Good Authority – my book notes
In 2018 read the book, Good Authority, and found it to be full of great insights on leadership. If that’s a topic you’re into, you should give it a read, but also sign up for the mailing list for my upcoming book, The Five-Day Turnaround ;)
Here are the passages I highlighted as I read Good Authority:
One idea from the top can spiral into 100 projects for the team and overwhelm them in ways the CEOs can’t even imagine.
When it comes to employee development, what most managers do, what I was doing, was almost exclusively the easy stuff. Encouraging words, good advice, and, more than anything, jumping in to fix short-term problems to keep projects moving along. But what my team needed was something else entirely. They needed me to listen. They needed me to hear what they were saying and do something about it. They needed me to hear what they weren’t saying and use that insight to create more definition for their role so that there was even a job for them to own. And we needed me to set clear boundaries and make sure everyone was held accountable to the same standard. They were not lazy. They were not incompetent. And they were not uncaring. They were waiting.
I learned that a manager can foster the personal growth of each person on their team by giving direct and granular feedback about the way they relate with their work, and by giving them the choice to act, or not act, on that feedback in their own way.

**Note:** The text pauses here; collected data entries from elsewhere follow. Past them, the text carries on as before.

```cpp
template <class XT = float>
__device__ __forceinline__ void pool_wgrad_finish_body(const t3d_pool_wgrad_finish_args& p, float* smem, int bx, int by, int tid_ = -1) {
  float* gsm = smem;
  float* wsm = gsm + FK * (p.K + 1);
  float* gat = wsm + p.K * FN;
  float* dps = gat + FK * (FN + 1);
  int* ais = reinterpret_cast<int*>(dps + FB * FN);
  const int tid = tid_ < 0 ? (int)threadIdx.x : tid_;
  const int k0 = bx * FK, n0 = by * FN;
  const int ldg = p.K + 1;
  for (int f = tid; f < FK * p.K; f += 256) gsm[(f / p.K) * ldg + f % p.K] = p.g[(size_t)(k0 + f / p.K) * p.K + f % p.K];
  for (int f = tid; f < p.K * FN; f += 256) wsm[f] = p.w[(size_t)(f / FN) * p.N + n0 + f % FN];
  {
    const int k = tid & 31, q = tid >> 5;
    const float sc = p.a.scale ? p.a.scale[k0 + k] : 1.f, sh = p.a.scale ? p.a.shift[k0 + k] : 0.f;
    const float floor_ = p.a.relu ? 0.f : -INFINITY;
    const size_t xk = (size_t)(p.a.coff + k0 + k);
    float g0 = 0.f, g1 = 0.f;
    for (int b0 = 0; b0 < p.B; b0 += FB) {
      __syncthreads();
      for (int f = tid; f < FB * FN; f += 256) {
        const int b = b0 + f / FN;
        const bool ok = b < p.B;
        const size_t o = (size_t)min(b, p.B - 1) * p.N + n0 + f % FN;
        const int ai = p.argidx[o];
        const float dpv = p.dpool[o];
        dps[f] = (ok && ai >= 0) ? dpv : 0.f;
        ais[f] = max(ai, 0);
      }
      __syncthreads();
      float x0[FB], x1[FB];
#pragma unroll
      for (int bb = 0; bb < FB; ++bb) {
        const size_t rowbase = (size_t)min(b0 + bb, p.B - 1) * p.rows_per_frustum;
        x0[bb] = Elem<XT>::ld1(p.a.x, xk + (rowbase + ais[bb * FN + q]) * p.a.ldx);
        x1[bb] = Elem<XT>::ld1(p.a.x, xk + (rowbase + ais[bb * FN + q + 8]) * p.a.ldx);
      }
#pragma unroll
      for (int bb = 0; bb < FB; ++bb) {
        g0 = fmaf(dps[bb * FN + q], fmaxf(fmaf(x0[bb], sc, sh), floor_), g0);
        g1 = fmaf(dps[bb * FN + q + 8], fmaxf(fmaf(x1[bb], sc, sh), floor_), g1);
      }
    }
    gat[k * (FN + 1) + q] = g0;
    gat[k * (FN + 1) + q + 8] = g1;
  }
  __syncthreads();
  const int ti = tid >> 4, tj = tid & 15;
  float a0 = 0.f, a1 = 0.f;
#pragma unroll 8
  for (int j = 0; j < p.K; ++j) {
    const float wv = wsm[j * FN + tj];
    a0 = fmaf(gsm[ti * ldg + j], wv, a0);
    a1 = fmaf(gsm[(ti + 16) * ldg + j], wv, a1);
  }
  const int n = n0 + tj;
  const float c0 = p.coef[n], c1 = p.coef[p.N + n], c2 = p.coef[2 * p.N + n];
  const float bias = p.bias ? p.bias[n] : 0.f;
  const float ab0 = p.abar[k0 + ti], ab1 = p.abar[k0 + ti + 16];
  p.dw[(size_t)(k0 + ti) * p.N + n] = fmaf(c0, gat[ti * (FN + 1) + tj], fmaf(c1, fmaf(ab0, bias, a0), ab0 * c2));
  p.dw[(size_t)(k0 + ti + 16) * p.N + n] = fmaf(c0, gat[(ti + 16) * (FN + 1) + tj], fmaf(c1, fmaf(ab1, bias, a1), ab1 * c2));
}



inline bool pool_act_ok(const t3d_act_src& a, int K) {
  return a.x != nullptr && a.coff + K <= a.ldx && (a.scale == nullptr || a.shift != nullptr) && a.sub == nullptr;
}
inline int check_prep(const t3d_pool_bwd_prep_args* a) {
  if (!a || !a->w || !a->coef || !a->p_slabs || !a->rc_slabs) return T3D_ERR_ARG;
  if (a->K <= 0 || a->K % 32 || a->N <= 0 || a->N % 4) return T3D_ERR_SHAPE;
  return T3D_OK;
}
inline size_t sparse_rows_lds(int N) { return (size_t)128 * SR_KC * sizeof(float) + ((size_t)4 * N + 128) * sizeof(int); }
inline int check_sparse_rows(const t3d_pool_sparse_rows_args* a) {
  if (!a || !a->argidx || !a->dpool || !a->wc || !a->s) return T3D_ERR_ARG;
  if (a->B <= 0 || a->N <= 0 || a->N > 65535 || a->K % SR_KC || a->rows_per_frustum % T3D_TILE_ROWS ||
      a->rows_per_frustum > 32767 || sparse_rows_lds(a->N) > 160 * 1024)
    return T3D_ERR_SHAPE;
  return T3D_OK;
}
inline int check_colsum(const t3d_act_colsum_args* a) {
  if (!a || !a->part || !pool_act_ok(a->a, a->K)) return T3D_ERR_ARG;
  if (a->M <= 0 || a->M % T3D_TILE_ROWS || (a->K != 64 && a->K != 128 && a->K != 256) || a->a.ldx % 4 || a->a.coff % 4)
    return T3D_ERR_SHAPE;
  return T3D_OK;
}
inline int check_finish(const t3d_pool_wgrad_finish_args* a) {
  if (!a || !a->argidx || !a->dpool || !a->coef || !a->w || !a->g || !a->abar || !a->dw || !pool_act_ok(a->a, a->K))
    return T3D_ERR_ARG;
  if (a->K <= 0 || a->K % FK || a->K > 256 || a->N <= 0 || a->N % FN || a->B <= 0) return T3D_ERR_SHAPE;
  return T3D_OK;
}

}
```

Before: 27660.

The belief many of us have as we try to figure out what it means to truly lead a team of people is this: what makes us valuable, what gives us authority and credibility in the eyes of others, is our ability to solve problems and reach goals. The theory of this book is that the opposite is true. That the highest form of leadership, the most value you can add – to your team, your organization, and to the world around you – is to develop the strength to not give people the answers. Rather, your job is to create a space where they can discover the answers for themselves, where you become a resource for them to reach their destination.
It means you have to offer something they can’t get on their own, a perk that transcends all others, a perk that has nothing to do with the business. It’s the offer of work that will – from the day they start to the day they decide to move on – help them become a better version of themselves. It’s the promise that you will use your authority to help them discover their’s.
Personal growth, like all real change, requires tension.
…the health of a culture is equal to the collective ability of the people who work there to feel the impacts of their actions on others.
Being real about our limits and weaknesses is the greatest strength there is. The acceptance or our imperfections gives us the strength to manage them. …people who work for managers that embody this strength: By being a leader who doesn’t have all the answers and needs help from others to grow, are the happiest ones around.
Great employee development is focused far more on who people are and how they relate to others, and far less on overseeing projects, tasks, and deadlines. Your goal is to create a world where mentoring, accountability, and support are the norm.
(on learning to delegate and trust your team members) The strength that got you this far has become your limitation. Your ability to get things done, to push and drive forward, to reach the result no matter what the personal cost, is no longer serving you, your team, or the organization as a whole.